A former federal lawmaker, Shehu Sani also agrees with those who believe the crisis is far from over.

Sani, a former Kaduna Central Senator, said the peace resolution is against the Rivers State governor.

He likened the peace accord to removing the knife from Fubara’s neck and setting it behind his back.

The former lawmaker argued that the accord would only buy time for another battle round.

“I have now read the Rivers agreement. The accord will remove the knife from the neck of Sim and set it behind his back.

“The accord will bury the hatchets with leaves. The accord outwardly sells peace but internally buys time for another round of war.

“However, It can be better if the dialogue is periodically assessed and improved upon,” Sani wrote on his X handle.

Commenting on the development, Kenneth Ibuchukwu Nwodo, a former Special Assistant to Ifeanyi Ugwuanyi, ex-governor of Enugu State, told DAILY POST in an interview that the peace accord could be seen as an encouragement of godfatherism in Nigerian politics.

Nwodo, who described the resolution as unacceptable, said the nation could not grow with godfatherism.

He said, “This is just a matter of taking a case of a man who believes in one wife, one husband to somebody who believes in a polygamous family. You and I know the kind of judgement he would give.

“This kind of peace accord is just an encouragement of godfatherism in Nigerian politics, which is not acceptable to some of us.

“If we continue with godfatherism in politics, I wonder when the nation will grow; the nation can’t grow. And because the man at the centre believes in such a system, I think that’s why such a resolution can be upheld.

“For me, it’s unacceptable. But what can we do? The nation belongs to them, and they can do whatever they want.”

Speaking further on the resolutions, he added, “the resolution said members of the House can decide where they want to have their sitting. No! The executive has the power to give them security.

“They can’t choose where they want to be. Do you say they can have their meeting in someone’s living room? Is that the best?”

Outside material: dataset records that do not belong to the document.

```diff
@@ -1508,6 +1739,9 @@
     const bool xpl = b.d_en_pair != nullptr;
     if (xpl && (!head_src || x_m_cap <= 0)) return hipErrorInvalidValue;
     if (!xpl) x_deg_cap = x_m_cap = 0;
+    if (a.en_const_ft2 && a.en_const_a && !a.score_mode && !a.out_pl && a.out && a.ld_out % 4 == 0 && a.heads * 40 <= a.ld_out &&
+        gat_l0_rows_available(b, V, max_heads_per_frame, a.heads, a.out_dim, a.ft_half, a.ld, head_src))
+        return launch_gat_l0_rows(s, b, V, max_heads_per_frame, node_off, en_pair, attn_l, attn_r, a, head_src);
     if (!xpl && getenv("MPE_NO_HEAD_SRC_TABLE")) head_src = nullptr;
     const size_t shm = fused_lds_bytes(max_heads_per_frame, V, a.out_dim, &n_cap, &m_cap, &max_deg, x_deg_cap, x_m_cap);
     const bool no_fuse = getenv("MPE_NO_FUSED_ATTENTION") != nullptr;
diff --git a/3d_multi_pose_estimator_amd/csrc/gat_l0_rows.h b/3d_multi_pose_estimator_amd/csrc/gat_l0_rows.h
--- /dev/null
+++ b/3d_multi_pose_estimator_amd/csrc/gat_l0_rows.h
@@ -0,0 +1,82 @@
+#pragma once
+#include <stddef.h>
+
+#if defined(__HIPCC__)
+#define MPE_L0R_HD __host__ __device__
+#else
+#define MPE_L0R_HD
+#endif
+
+namespace mpe {
+
+#ifndef MPE_L0R_THREADS
+#define MPE_L0R_THREADS 512
+#endif
+constexpr int L0R_THREADS = MPE_L0R_THREADS;
+constexpr int L0R_SLAB_ROWS = 512;
+constexpr int L0R_MAX_SLABS = 8;
+constexpr int L0R_HEAD_ROWS = 24;
+constexpr int L0R_EN_ROWS = 256;
+constexpr size_t L0R_LDS_LIMIT = 160 * 1024;
+
+struct L0RowsLayout {
+    size_t ft;
+    size_t a1;
+    size_t a2;
+    size_t wh;
+    size_t src;
+    size_t deg;
+    size_t wen;
+    size_t pair;
+    size_t total;
+};
+
+MPE_L0R_HD inline L0RowsLayout l0_rows_layout(int hmax, int heads, int out_dim, int max_deg, int head_rows, int en_rows) {
+    L0RowsLayout l;
+    size_t o = 0;
+    l.ft = o;
+    o += (size_t)hmax * heads * out_dim;
+    l.a1 = o;
+    o += (size_t)(hmax + 1) * heads;
+    l.a2 = o;
+    o += (size_t)(hmax + 1) * heads;
+    o = (o + 3) & ~(size_t)3;
+    l.wh = o;
+    o += (size_t)head_rows * heads * max_deg;
+    l.src = o;
+    o += (size_t)head_rows * max_deg;
+    l.deg = o;
+    o += head_rows;
+    l.wen = o;
+    o += (size_t)en_rows * heads * 3;
+    l.pair = o;
+    o += en_rows;
+    l.total = (o + 255) & ~(size_t)255;
+    return l;
+}
+
+struct L0RowsPlan {
+    int slabs, head_rows, en_rows;
+    size_t lds_bytes;
+    bool fits;
+};
+
+inline L0RowsPlan l0_rows_plan(int hmax, int heads, int out_dim, int max_deg, int m_cap) {
+    L0RowsPlan p;
+    const int n_cap = hmax + m_cap;
+    p.slabs = (n_cap + L0R_SLAB_ROWS - 1) / L0R_SLAB_ROWS;
+    p.slabs = p.slabs < 1 ? 1 : p.slabs > L0R_MAX_SLABS ? L0R_MAX_SLABS : p.slabs;
+    p.head_rows = hmax < L0R_HEAD_ROWS ? hmax : L0R_HEAD_ROWS;
+    p.en_rows = m_cap < L0R_EN_ROWS ? m_cap : L0R_EN_ROWS;
+    for (;;) {
+        p.lds_bytes = l0_rows_layout(hmax, heads, out_dim, max_deg, p.head_rows, p.en_rows).total * sizeof(float);
+        if (p.lds_bytes <= L0R_LDS_LIMIT) break;
+        if (p.en_rows > 32) p.en_rows = (p.en_rows + 1) / 2;
+        else if (p.head_rows > 4) p.head_rows = (p.head_rows + 1) / 2;
+        else break;
+    }
+    p.fits = p.lds_bytes <= L0R_LDS_LIMIT;
+    return p;
+}
+
+}
diff --git a/3d_multi_pose_estimator_amd/csrc/mpe_internal.h b/3d_multi_pose_estimator_amd/csrc/mpe_internal.h
--- a/3d_multi_pose_estimator_amd/csrc/mpe_internal.h
+++ b/3d_multi_pose_estimator_amd/csrc/mpe_internal.h
@@ -313,6 +313,8 @@
 hipError_t launch_lat_attention(hipStream_t s, const mpe_batch &b, int V, int max_heads_per_frame, const int32_t *node_off,
                                 const int32_t *head_frame, const int32_t *en_frame, const int32_t *en_pair, const AggArgs &a,
                                 const uint16_t *head_src);
+bool gat_l0_rows_available(const mpe_batch &b, int V, int max_heads_per_frame, int heads, int out_dim, int ft_half, int ld,
+                           const uint16_t *head_src);
 hipError_t launch_gat_attention(hipStream_t s, const mpe_batch &b, int V, int max_heads_per_frame,
                                 const int32_t *node_off, const int32_t *head_frame, const int32_t *en_frame,
                                 const int32_t *en_pair, const float *attn_l, const float *attn_r, float *a12,
```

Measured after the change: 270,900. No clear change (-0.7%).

On his part, Onyebuchi Igboke, the Project Manager of Advocacy Partnership for Good Governance and Convener, Office of the Citizens, told DAILY POST that people were surprised that the governor agreed to sign the resolution.

He said, “It’s a very dangerous thing for him to have agreed”, describing most of the items listed in the resolution as a risky trap.

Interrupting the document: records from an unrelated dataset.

template <class V>
PyForward forward(const Tensor& background, const Tensor& means3D, const Tensor& colors, const Tensor& opacity, const Tensor& scales,
                  const Tensor& rotations, double scale_modifier, const Tensor& cov3D, const Tensor& viewmatrix, const Tensor& gt_depth,
                  const Tensor& projmatrix, double tan_fovx, double tan_fovy, long H, long W, const Tensor& sh, long degree,
                  const Tensor& campos, bool prefiltered, bool debug, long capacity, long mode) {
    const Fwd o = forward_core<V>(background, means3D, colors, opacity, scales, rotations, scale_modifier, cov3D, viewmatrix, gt_depth,
                                  projmatrix, tan_fovx, tan_fovy, H, W, sh, degree, campos, prefiltered, debug, capacity, mode,
                                  true);
    return {o.py(), V::forward_tensors(o)};
}

template <class V>
std::vector<Tensor> backward(const BwdScene& s, const std::array<const Tensor*, V::N_IMAGES>& images, long R, BwdFlags flags,
                             bool need_gaussian_grads, bool absgrad) {
    AbsGrad abs(absgrad, s.means3D, 0);
    const c10::Device dev = s.dev;
    const long H = images[V::GC]->size(1), W = images[V::GC]->size(2);
    typename V::Images im;
    for (size_t i = 0; i < im.size(); i++) im[i] = f32c(*images[i], dev);
    const Tensor* recorded[V::N_IMAGES + 1];
    *std::copy(images.begin(), images.end(), recorded) = &s.perspec_arg;
    keep_until_read(dev, recorded, std::size(recorded));
    Probe p_al(HP_BWD_ALLOC);
    std::vector<Tensor> g(9);
    float* gp[8] = {nullptr, nullptr, nullptr, nullptr, nullptr, nullptr, nullptr, nullptr};
    if (need_gaussian_grads) grad_arena(dev, s.P, s.M, g.data(), gp);
    const size_t nscr = up256(dgr_light_backward_scratch_bytes_r(s.P, (int)W, (int)H, (int)R));
    void* st = stream_of(dev);
    const auto f32 = at::TensorOptions().dtype(at::kFloat).device(dev);
    g[8] = V::dview_leading_one ? at::empty({1, 4, 4}, f32) : at::empty({4, 4}, f32);
    on_backward_scratch(dev, st, nscr, [&](char* scratch) {
        p_al.stop();
        Probe p_bc(HP_BWD_C);
        return V::backward(st, s, im, W, H, R, gp, g[8].data_ptr<float>(), flags, need_gaussian_grads, scratch, nscr, abs.view[0]);
    });
    if (absgrad) g.push_back(std::move(abs.t));
    return g;
}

He said, “The issue in Rivers State or the political misunderstanding between the incumbent governor, Fubara, and his predecessor, Wike, many people are interested in it because of the recent character and attitude of Nyesom Wike, even before and after the election.

“He was trying to be a political emperor, and people were uncomfortable.

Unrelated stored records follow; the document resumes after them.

# 101001000/ElevenRender

Hardware: AMD Instinct MI355X
Metric: Msamples/sec (rays traced x bounces) at 1920x1080, 1M-tri scene (higher is better)
Workload: dtype f32; 1 GPU; C2: 1000000-triangle random soup + 2048x1024 sky HDRI, 1920x1080, max_bounces 8, 1 step = 1 spp pass (config total 256 spp), seed 12345; schedule=stream

## Files before the change

elevenrender_amd/abi.py:

```python
import ctypes as C
import os

import numpy as np

_HERE = os.path.dirname(os.path.abspath(__file__))
LIB_PATH = os.environ.get("ELEVEN_HIP_LIB") or os.path.join(_HERE, "libeleven_hip.so")

ER_OK = 0
ER_ERR_INVALID_ARG, ER_ERR_NO_DEVICE, ER_ERR_HIP, ER_ERR_STATE, ER_ERR_OOM = -1, -2, -3, -4, -5
PASS_BEAUTY, PASS_DENOISE, PASS_NORMAL, PASS_TANGENT, PASS_BITANGENT, PASS_COUNT = 0, 1, 2, 3, 4, 5
PASS_NAMES = {"beauty": 0, "denoise": 1, "normal": 2, "tangent": 3, "bitangent": 4}
FLAG_POINT_LIGHTS, FLAG_COUNTERS, FLAG_MEGAKERNEL, FLAG_PROFILE, FLAG_FUSED, FLAG_WAVEFRONT, FLAG_GPU_BUILD, FLAG_MIS, FLAG_STREAM = 1, 2, 4, 8, 16, 32, 64, 128, 256
FLAG_HOST_BUILD = 512
FLAG_MESH_LIGHTS = 1024


class ErVec3(C.Structure):
    _fields_ = [("x", C.c_float), ("y", C.c_float), ("z", C.c_float)]


class ErCamera(C.Structure):
    _fields_ = [("focal_length", C.c_float), ("sensor_width", C.c_float), ("sensor_height", C.c_float),
                ("aperture", C.c_float), ("focus_distance", C.c_float), ("rotation", ErVec3),
                ("bokeh", C.c_int32), ("position", ErVec3)]


class ErMaterial(C.Structure):
    _fields_ = [("albedo_tex", C.c_int32), ("emission_tex", C.c_int32), ("roughness_tex", C.c_int32),
                ("metallic_tex", C.c_int32), ("normal_tex", C.c_int32), ("opacity_tex", C.c_int32),
                ("transmission_tex", C.c_int32), ("albedo_shader_id", C.c_int32),
                ("albedo", ErVec3), ("emission", ErVec3),
                ("opacity", C.c_float), ("roughness", C.c_float), ("metallic", C.c_float),
                ("clearcoat_gloss", C.c_float), ("clearcoat", C.c_float), ("anisotropic", C.c_float),
                ("eta", C.c_float), ("transmission", C.c_float), ("specular", C.c_float),
                ("specular_tint", C.c_float), ("sheen_tint", C.c_float), ("subsurface", C.c_float),
                ("sheen", C.c_float), ("ax", C.c_float), ("ay", C.c_float)]


class ErTexture(C.Structure):
    _fields_ = [("width", C.c_int32), ("height", C.c_int32), ("channels", C.c_int32), ("filter", C.c_int32),
                ("data", C.POINTER(C.c_float))]


class ErHdri(C.Structure):
    _fields_ = [("texture", ErTexture), ("cdf", C.POINTER(C.c_float)), ("radiance_sum", C.c_float)]


class ErPointLight(C.Structure):
    _fields_ = [("position", ErVec3), ("radiance", ErVec3)]


class ErSceneDesc(C.Structure):
    _fields_ = [("tri_count", C.c_uint32),
                ("vertices", C.POINTER(C.c_float)), ("normals", C.POINTER(C.c_float)),
                ("tangents", C.POINTER(C.c_float)), ("uvs", C.POINTER(C.c_float)),
                ("tangent_sign", C.POINTER(C.c_float)), ("material_id", C.POINTER(C.c_int32)),
                ("material_count", C.c_uint32), ("materials", C.POINTER(ErMaterial)),
                ("texture_count", C.c_uint32), ("textures", C.POINTER(ErTexture)),
                ("hdri", ErHdri), ("camera", ErCamera),
                ("point_light_count", C.c_uint32), ("point_lights", C.POINTER(ErPointLight)),
                ("x_res", C.c_uint32), ("y_res", C.c_uint32)]


class ErRenderParams(C.Structure):
    _fields_ = [("sample_target", C.c_uint32), ("block_size", C.c_uint32), ("max_bounces", C.c_uint32),
                ("device", C.c_int32), ("rank", C.c_uint32), ("world", C.c_uint32), ("flags", C.c_uint32)]


class ErDeviceInfo(C.Structure):
    _fields_ = [("name", C.c_char * 256), ("platform", C.c_char * 64), ("memory_bytes", C.c_uint64),
                ("compute_units", C.c_uint32), ("compatible", C.c_int32), ("arch", C.c_char * 64)]


class ErCounters(C.Structure):
    _fields_ = [(n, C.c_uint64) for n in ("paths", "bounce_samples", "rays", "node_visits", "tri_tests",
                                          "shaded_hits", "texel_fetches", "hdri_samples", "trace_wave_steps", "trace_busy_lanes",
                                          "trace_node_lanes", "trace_tri_lanes")]


class ErProfile(C.Structure):
    _fields_ = [("trace_ms", C.c_float), ("shade_ms", C.c_float), ("trace_launches", C.c_uint32), ("shade_launches", C.c_uint32), ("schedule", C.c_uint32),
                ("concurrency", C.c_uint32), ("empty_launches", C.c_uint32), ("empty_ms", C.c_float), ("rays_logged", C.c_uint64)]


class ErAccelInfo(C.Structure):
    _fields_ = [("node_count", C.c_uint32), ("node_bytes", C.c_uint32), ("leaf_count", C.c_uint32),
                ("max_depth", C.c_uint32), ("tri_record_bytes", C.c_uint32), ("build_ms", C.c_float),
                ("upload_ms", C.c_float), ("lift_bound", C.c_float), ("builder", C.c_uint32)]


class ErAdaptiveParams(C.Structure):
    _fields_ = [("threshold", C.c_float), ("min_samples", C.c_uint32), ("interval", C.c_uint32)]


class ErAdaptiveInfo(C.Structure):
    _fields_ = [("enabled", C.c_uint32), ("owned_tiles", C.c_uint32), ("active_tiles", C.c_uint32), ("tests_done", C.c_uint32),
                ("samples_rendered", C.c_uint32), ("next_test", C.c_uint32), ("pixel_samples", C.c_uint64), ("max_active_error", C.c_float)]


class ErLightInfo(C.Structure):
    _fields_ = [("emitters", C.c_uint32), ("total_weight", C.c_float)]


class ErStreamInfo(C.Structure):
    _fields_ = [("waves", C.c_uint32), ("tracers", C.c_uint32), ("large_regions", C.c_uint32), ("deal_pending", C.c_uint32), ("launches", C.c_uint32),
                ("pixels_per_cu", C.c_uint32), ("lanes_busy", C.c_double), ("launch_ms", C.c_double), ("cost_spread", C.c_double),
                ("spec_started", C.c_uint64), ("spec_right", C.c_uint64), ("spec_wrong", C.c_uint64),
                ("form", C.c_uint32), ("reserved", C.c_uint32)]


class ErStreamForm(C.Structure):
    _fields_ = [("waves", C.c_uint32), ("tracers", C.c_uint32), ("adapt", C.c_uint32), ("keep", C.c_uint32), ("spec", C.c_uint32), ("reserved", C.c_uint32)]


class ErAccelDump(C.Structure):
    _fields_ = [("tri_count", C.c_uint32), ("node_count", C.c_uint32), ("node8_count", C.c_uint32), ("node8_pieces", C.c_uint32),
                ("attr_pieces", C.c_uint32), ("max_depth", C.c_uint32), ("max_depth8", C.c_uint32), ("builder", C.c_uint32),
                ("lo", C.c_float * 3), ("hi", C.c_float * 3), ("lift_bound", C.c_float), ("max_lift", C.c_float)]


NODE_DTYPE = np.dtype([("lo0", "<f4", 3), ("hi0", "<f4", 3), ("lo1", "<f4", 3), ("hi1", "<f4", 3), ("c0", "<i4"), ("c1", "<i4"), ("pad", "<i4", 2)])
NODE8_DTYPE = np.dtype([("p", "<f4", 3), ("e", "u1", 3), ("imask", "u1"), ("child_base", "<u4"), ("tri_base", "<u4"), ("tri_present", "<u4"),
                        ("reserved", "<u4"), ("qlo", "u1", (3, 8)), ("qhi", "u1", (3, 8))])
ISECT_DTYPE = np.dtype([("v0", "<f4", 3), ("tri_id", "<i4"), ("v1", "<f4", 3), ("lift", "<f4"), ("v2", "<f4", 3), ("sign", "<f4")])
assert NODE_DTYPE.itemsize == 64 and NODE8_DTYPE.itemsize == 80 and ISECT_DTYPE.itemsize == 48


def attr_dtype(pieces):
    dt = np.dtype([("n", "<f4", (3, 3)), ("t", "<f4", (3, 3)), ("uv", "<f4", (3, 2)), ("material", "<i4"), ("pad", "<u4", 4 * pieces - 25)])
    assert dt.itemsize == 16 * pieces
    return dt


def accel_dump_dict(info, **arrays):
    d = {n: int(getattr(info, n)) for n in ("tri_count", "node_count", "node8_count", "max_depth", "max_depth8", "builder")}
    d["lo"], d["hi"] = np.array(list(info.lo), np.float32), np.array(list(info.hi), np.float32)
    d["lift_bound"], d["max_lift"] = np.float32(info.lift_bound), np.float32(info.max_lift)
    d.update(arrays)
    return d


def debug_bvh_dump(vertices, normals, threads=0):
    lib = load()
    v = np.ascontiguousarray(vertices, np.float32).reshape(-1, 3, 3)
    nn = np.ascontiguousarray(normals, np.float32).reshape(-1, 3, 3)
    assert v.shape == nn.shape
    n = len(v)
    info = ErAccelDump()
    args = (_fptr(v), _fptr(nn), n, threads, C.byref(info))
    check(lib.er_debug_bvh_dump(*args, None, 0, None, 0, None, 0, None, 0))
    assert info.node8_pieces * 16 == NODE8_DTYPE.itemsize
    nodes, nodes8 = np.zeros(info.node_count, NODE_DTYPE), np.zeros(info.node8_count, NODE8_DTYPE)
    s2t, lift = np.zeros(n, np.uint32), np.zeros(n, np.float32)
    vp = lambda a: a.ctypes.data_as(C.c_void_p)
    check(lib.er_debug_bvh_dump(*args, vp(nodes), nodes.nbytes, vp(nodes8), nodes8.nbytes, s2t.ctypes.data_as(C.POINTER(C.c_uint32)), s2t.nbytes,
                                _fptr(lift), lift.nbytes))
    return accel_dump_dict(info, nodes=nodes, nodes8=nodes8, slot_to_tri=s2t, tri_lift=lift)


class ErTraceRec(C.Structure):
    _fields_ = [("bounce", C.c_int32), ("tri", C.c_int32), ("shadow_tri", C.c_int32), ("opaque", C.c_int32),
                ("position", C.c_float * 3), ("wi", C.c_float * 3), ("light", C.c_float * 3), ("reduction", C.c_float * 3),
                ("shadow_occ", C.c_int32), ("light_occ", C.c_int32)]


_P = C.c_void_p
_FP, _IP = C.POINTER(C.c_float), C.POINTER(C.c_int32)
SYMBOLS = {
    "er_abi_version": (C.c_int, []),
    "er_last_error": (C.c_char_p, []),
    "er_device_count": (C.c_int, []),
    "er_device_info": (C.c_int, [C.c_int, C.POINTER(ErDeviceInfo)]),
    "er_device_find": (C.c_int, [C.c_char_p]),
    "er_scene_create": (C.c_int, [C.POINTER(ErSceneDesc), C.POINTER(_P)]),
    "er_scene_destroy": (None, [_P]),
    "er_render_begin": (C.c_int, [_P, C.POINTER(ErRenderParams)]),
    "er_render_samples": (C.c_int, [_P, C.c_uint32]),
    "er_render_samples_async": (C.c_int, [_P, C.c_uint32]),
    "er_wait": (C.c_int, [_P, C.POINTER(C.c_float)]),
    "er_samples_done": (C.c_int, [_P, C.POINTER(C.c_uint32)]),
    "er_read_pass": (C.c_int, [_P, C.c_int, C.POINTER(C.c_float)]),
    "er_read_samples": (C.c_int, [_P, C.POINTER(C.c_uint32)]),
    "er_read_rng": (C.c_int, [_P, C.POINTER(C.c_uint32)]),
    "er_owned_count": (C.c_int, [_P, C.c_uint32, C.POINTER(C.c_uint64)]),
    "er_pack_owned": (C.c_int, [_P, C.c_int, _P]),
    "er_unpack_owned": (C.c_int, [_P, C.c_int, C.c_uint32, _P]),
    "er_get_counters": (C.c_int, [_P, C.POINTER(ErCounters)]),
    "er_accel_info": (C.c_int, [_P, C.POINTER(ErAccelInfo)]),
    "er_adaptive_set": (C.c_int, [_P, C.POINTER(ErAdaptiveParams)]),
    "er_adaptive_info": (C.c_int, [_P, C.POINTER(ErAdaptiveInfo)]),
    "er_read_tile_state": (C.c_int, [_P, _FP, C.POINTER(C.c_uint32)]),
    "er_light_info": (C.c_int, [_P, C.POINTER(ErLightInfo)]),
    "er_get_profile": (C.c_int, [_P, C.POINTER(ErProfile)]),
    "er_denoise": (C.c_int, [_P, C.c_uint32, C.c_float]),
    "er_state_size": (C.c_int, [_P, C.POINTER(C.c_uint64)]),
    "er_state_export": (C.c_int, [_P, _P, C.c_uint64]),
    "er_state_import": (C.c_int, [_P, _P, C.c_uint64]),
    "er_comm_unique_id": (C.c_int, [C.POINTER(C.c_uint8)]),
    "er_comm_create": (C.c_int, [C.POINTER(C.c_uint8), C.c_uint32, C.c_uint32, C.c_int, C.POINTER(_P)]),
    "er_comm_destroy": (None, [_P]),
    "er_gather_pass": (C.c_int, [_P, C.c_int, _P, C.c_uint32]),
    "er_debug_comm_create_local": (C.c_int, [C.c_uint32, C.POINTER(_P)]),
    "er_comm_create_local": (C.c_int, [C.c_uint32, C.POINTER(_P)]),
    "er_debug_stream_info": (C.c_int, [_P, C.POINTER(ErStreamInfo)]),
    "er_debug_gather_buffers": (C.c_int, [_P, C.c_uint32, C.POINTER(_P), C.POINTER(C.c_uint64), C.POINTER(_P), C.POINTER(C.c_uint64)]),
    "er_debug_comm_loopback": (C.c_int, [_P, C.c_uint64, C.POINTER(C.c_double)]),
    "er_measure_hbm_peak": (C.c_int, [C.c_int, C.c_uint64, C.c_uint32, _FP, _FP]),
    "er_debug_eval": (C.c_int, [_P, C.c_int, _FP, C.c_uint32, C.c_uint32, _FP, C.c_uint32]),
    "er_debug_trace_rays": (C.c_int, [_P, _FP, _FP, C.c_uint32, _IP, _FP, _IP, _IP, _FP, _FP, _IP]),
    "er_debug_trace_pixel": (C.c_int, [_P, C.c_uint32, C.POINTER(ErTraceRec), C.c_int, C.POINTER(C.c_int)]),
    "er_debug_read_light_table": (C.c_int, [_P, _IP, _FP, C.c_uint32]),
    "er_debug_set_host_alloc_limit": (None, [C.c_uint64]),
    "er_debug_set_gpu_build_failure": (None, [C.c_int]),
    "er_debug_closest_hit": (C.c_int, [_P, C.POINTER(C.c_float), C.POINTER(C.c_float), C.c_uint32, C.POINTER(C.c_int32), C.POINTER(C.c_float),
                                       C.POINTER(C.c_float)]),
}

_lib = None


class ErError(RuntimeError):
    def __init__(self, code, msg):
        super().__init__(f"eleven_hip error {code}: {msg}")
        self.code = code


ABI_VERSION = 2

OPTIONAL_SYMBOLS = {
    "er_debug_stream_form": (C.c_int, [C.c_uint32, C.c_uint32, C.c_int, C.c_uint32, C.c_uint32, C.POINTER(ErStreamForm)]),
    "er_debug_read_accel": (C.c_int, [_P, C.POINTER(ErAccelDump), _P, C.c_uint64, _P, C.c_uint64, _P, C.c_uint64, _P, C.c_uint64]),
    "er_debug_bvh_dump": (C.c_int, [_FP, _FP, C.c_uint32, C.c_int, C.POINTER(ErAccelDump), _P, C.c_uint64, _P, C.c_uint64, C.POINTER(C.c_uint32), C.c_uint64,
                                    _FP, C.c_uint64]),
}


def load():
    global _lib
    if _lib is not None:
        return _lib
    if not os.path.exists(LIB_PATH):
        raise ErError(ER_ERR_NO_DEVICE, f"{LIB_PATH} is missing: the HIP extension is not built "
                      "(run __graft_entry__.build()); there is no CPU fallback")
    lib = C.CDLL(LIB_PATH)
    for name, (res, args) in SYMBOLS.items():
        fn = getattr(lib, name)
        fn.restype = res
        fn.argtypes = args
    for name, (res, args) in OPTIONAL_SYMBOLS.items():
        if hasattr(lib, name):
            getattr(lib, name).restype, getattr(lib, name).argtypes = res, args
    if lib.er_abi_version() != ABI_VERSION:
        raise ErError(ER_ERR_STATE, f"{LIB_PATH} has ABI version {lib.er_abi_version()}, this binding was written for {ABI_VERSION}: rebuild")
    _lib = lib
    return lib


def check(rc):
    if rc != ER_OK:
        raise ErError(rc, load().er_last_error().decode("utf-8", "replace"))


def _fptr(a):
    return a.ctypes.data_as(C.POINTER(C.c_float))


def _f32(a, shape=None):
    a = np.ascontiguousarray(a, dtype=np.float32)
    if shape is not None:
        a = a.reshape(shape)
    return a


class SceneData:

    def __init__(self, vertices, normals, tangents, uvs, tangent_sign, material_id, materials,
                 textures=(), hdri=None, hdri_cdf=None, hdri_radiance_sum=0.0, camera=None,
                 x_res=64, y_res=64, point_lights=()):
        n = 0 if vertices is None else int(np.asarray(vertices).size // 9)
        self.tri_count = n
        self.vertices = _f32(vertices if n else np.zeros((0, 3, 3)), (n, 3, 3))
        self.normals = _f32(normals if n else np.zeros((0, 3, 3)), (n, 3, 3))
        self.tangents = _f32(tangents if n else np.zeros((0, 3, 3)), (n, 3, 3))
        self.uvs = _f32(uvs if n else np.zeros((0, 3, 2)), (n, 3, 2))
        self.tangent_sign = _f32(tangent_sign if n else np.zeros((0,)), (n,))
        self.material_id = np.ascontiguousarray(material_id if n else np.zeros((0,)), dtype=np.int32).reshape(n)
        self.materials = list(materials)
        self.textures = [(_f32(d), int(w), int(h), int(ch), int(flt)) for (d, w, h, ch, flt) in textures]
        if hdri is None:
            hdri = (np.full((1, 1, 3), 0.5, np.float32), 1, 1, 3, 0)
        d, w, h, ch, flt = hdri
        self.hdri = (_f32(d), int(w), int(h), int(ch), int(flt))
        self.hdri_cdf = None if hdri_cdf is None else _f32(hdri_cdf)
        self.hdri_radiance_sum = float(hdri_radiance_sum)
        self.camera = camera if camera is not None else default_camera()
        self.x_res, self.y_res = int(x_res), int(y_res)
        self.point_lights = list(point_lights)
        self._desc = None

    def desc(self):
        if self._desc is not None:
            return self._desc
        d = ErSceneDesc()
        d.tri_count = self.tri_count
        d.vertices, d.normals, d.tangents = _fptr(self.vertices), _fptr(self.normals), _fptr(self.tangents)
        d.uvs, d.tangent_sign = _fptr(self.uvs), _fptr(self.tangent_sign)
        d.material_id = self.material_id.ctypes.data_as(C.POINTER(C.c_int32))
        self._mats = (ErMaterial * len(self.materials))(*self.materials)
        d.material_count, d.materials = len(self.materials), self._mats
        self._texs = (ErTexture * max(1, len(self.textures)))()
        for i, (data, w, h, ch, flt) in enumerate(self.textures):
            self._texs[i] = ErTexture(w, h, ch, flt, _fptr(data))
        d.texture_count, d.textures = len(self.textures), self._texs
        data, w, h, ch, flt = self.hdri
        d.hdri.texture = ErTexture(w, h, ch, flt, _fptr(data))
        if self.hdri_cdf is not None:
            d.hdri.cdf = _fptr(self.hdri_cdf)
            d.hdri.radiance_sum = self.hdri_radiance_sum
        d.camera = self.camera
        self._pls = (ErPointLight * max(1, len(self.point_lights)))(*self.point_lights)
        d.point_light_count, d.point_lights = len(self.point_lights), self._pls
        d.x_res, d.y_res = self.x_res, self.y_res
        self._desc = d
        return d
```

“These are the things that even civil societies will not encourage because democracy is tenured. And it’s expected that you will give way to another elected governor once you finish your tenure.

“Most people are surprised that the governor acceded to signing the resolution. It’s a very dangerous thing for him to have agreed.

“People are already supporting him because people thought he was one stooge Wike brought; people are aware that Wike single-handedly, whichever way he did it, brought him right from the party primaries to the election.

“People have already started building confidence in his government. But all of a sudden, the President convened a peace deal, according to what is in the public domain.

“Most of those things listed in the resolution seem to be a dangerous trap. The governor should be very careful and sensitive.

“So, people are watching. It’s not all about signing documents; it’s about acting it out.

“It’s a political fight. Wike is a fighter, but the governor should watch out.

“People expect Fubara to win this struggle because Wike has made a lot of noise and political manoeuvrings that were even against the law.”